By Rick Seifert
Among the many discoveries of social distancing is a new awareness of time and place. While our focus on time has softened these past weeks, our perception of place has sharpened.
We often ask ourselves what day it is. Weekdays meld into weekends. Wednesday might as well be Saturday and vice versa. We’re more attuned to time’s fluidity. Social distancing pulls us into natural, unmeasured time -- freed of minutes and hours and the names of days. The medical experts and government officials have forced us to adjust our expectations about time and deadlines. How long will this “shutdown” last? It depends. Viruses and fickle human behavior force us to reset our clocks and calendars.
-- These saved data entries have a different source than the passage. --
template <typename Centers>
__device__ __forceinline__ uint64_t wave_candidate_centers(const Centers& cen, int n,
                                                           const float ly[4], const float lx[4],
                                                           const bool act[4])
{
    float lo_y = INFINITY, lo_x = INFINITY, nhi_y = INFINITY, nhi_x = INFINITY;
    bool finite = true;
#pragma unroll
    for (int j = 0; j < 4; ++j) {
        if (act[j]) {
            finite = finite && (fabsf(ly[j]) < INFINITY) && (fabsf(lx[j]) < INFINITY);
            lo_y = fminf(lo_y, ly[j]);  nhi_y = fminf(nhi_y, -ly[j]);
            lo_x = fminf(lo_x, lx[j]);  nhi_x = fminf(nhi_x, -lx[j]);
        }
    }
    const uint64_t all = (n >= 64) ? ~0ull : ((1ull << n) - 1ull);
    if (__any(!finite)) return all;
    lo_y = wave_all_min(lo_y);  nhi_y = wave_all_min(nhi_y);
    lo_x = wave_all_min(lo_x);  nhi_x = wave_all_min(nhi_x);
    if (!(lo_y < INFINITY)) return 0ull;
    const float hi_y = -nhi_y, hi_x = -nhi_x;
    const int lane = lane_id();
    const float2 c = cen.of_lane(n);
    const float a0 = c.x - lo_y, a1 = hi_y - c.x;
    const float b0 = c.y - lo_x, b1 = hi_x - c.y;
    const float near_y = fmaxf(0.f, fmaxf(-a0, -a1)), near_x = fmaxf(0.f, fmaxf(-b0, -b1));
    const float far_y = fmaxf(fabsf(a0), fabsf(a1)), far_x = fmaxf(fabsf(b0), fabsf(b1));
    const float lo = near_y * near_y + near_x * near_x;
    const float hi = (lane < n) ? far_y * far_y + far_x * far_x : INFINITY;
    const float U = wave_all_min(hi);
    return __ballot(lane < n && lo <= U * 1.00001f) & all;
}

template <bool CULL = true, typename Centers = LdsCenters>
__device__ __forceinline__ void group4(const Centers& cen, int n,
                                       const float ly[4], const float lx[4],
                                       const bool act[4], int use_thr, float thr,
                                       uint32_t id[4])
{
    float smin[4], prev[4];
    int imin[4];
    const bool cull = CULL && n <= 64;
    uint64_t m = cull ? wave_candidate_centers(cen, n, ly, lx, act) : 0ull;
    int first = 0;
    if (cull) {
        if (m == 0ull) {
#pragma unroll
            for (int j = 0; j < 4; ++j) id[j] = 0u;
            return;
        }
        first = __ffsll((unsigned long long)m) - 1;
        m &= m - 1;
    }
    {
        const float2 c0 = cen.at(first);
#pragma unroll
        for (int j = 0; j < 4; ++j) {
            smin[j] = sqdist(c0.x, c0.y, ly[j], lx[j]);
            prev[j] = INFINITY;
            imin[j] = first;
        }
    }
    auto visit = [&](const int i) {
        const float2 c = cen.at(i);
#pragma unroll
        for (int j = 0; j < 4; ++j) {
            const float s = sqdist(c.x, c.y, ly[j], lx[j]);
            const bool upd = s < smin[j];
            prev[j] = upd ? smin[j] : prev[j];
            imin[j] = upd ? i : imin[j];
            smin[j] = upd ? s : smin[j];
        }
    };
    if (cull) {
        while (m) {
            const int i = __ffsll((unsigned long long)m) - 1;
            m &= m - 1;
            visit(i);
        }
    } else {
        for (int i = 1; i < n; ++i) visit(i);
    }
    bool maybe_tie = false;
#pragma unroll
    for (int j = 0; j < 4; ++j)
        maybe_tie = maybe_tie || (act[j] && !(prev[j] > fmaf(smin[j], 4.8e-7f, smin[j])));
    int best[4] = {imin[0], imin[1], imin[2], imin[3]};
    if (__any(maybe_tie)) {
        float U[4];
#pragma unroll
        for (int j = 0; j < 4; ++j) U[j] = sqrt_tie_upper(sqrtf(smin[j]));
        for (int i = n - 1; i >= 0; --i) {
            const float2 c = cen.at(i);
#pragma unroll
            for (int j = 0; j < 4; ++j)
                if (sqdist(c.x, c.y, ly[j], lx[j]) <= U[j]) best[j] = i;
        }
#pragma unroll
        for (int j = 0; j < 4; ++j) best[j] = (smin[j] != smin[j]) ? 0 : best[j];
    }
#pragma unroll
    for (int j = 0; j < 4; ++j) {
        uint32_t v = (uint32_t)(best[j] + 1) & 0xFFu;
        if (use_thr && sqrtf(smin[j]) > thr) v = 0;
        id[j] = act[j] ? v : 0u;
    }
}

Experts also tell us that we should “keep to a schedule” during our isolation. That’s good advice, but every so often we risk freedom from our schedules. If we free ourselves, we often experience new awareness and even spontaneity. Nature, including the microscopic world, has its own rhythms. Now we are learning just how drastically our plans are at the mercy of nature’s syncopations. Another discovery about time has to do with appreciating this place for what it is now, what it once was, and yes, for what it might be in the future. What do you miss? How can you help restore what was? How can you, in your new awareness, make things better? Hillsdale has been my home for 30 years. Now, on my daily walks in this stilled place, I see it across time. A mere 300 years ago, it was nearly as quiet as this. In my own time here, I recall vacant lots and muddy trails where now there are houses, condos and sidewalks. Where once there was a mechanics garage, there’s now a ballet studio. A garbage transfer station is now an apartment building for seniors. I know an elderly woman who grew up in a farmhouse that stood where Wilson High School now is. I greet neighbors whom I remember as young but are now graying and slowly leathering into middle age. My own graying and leathering, they notice, has progressed to balding and slowing. We nod to each other in passing, sharing a wisdom about time, age and change. Yes, this is an often frustrating, even frightening, time of confinement but it is also much, much more. It can be an awakening to time and place.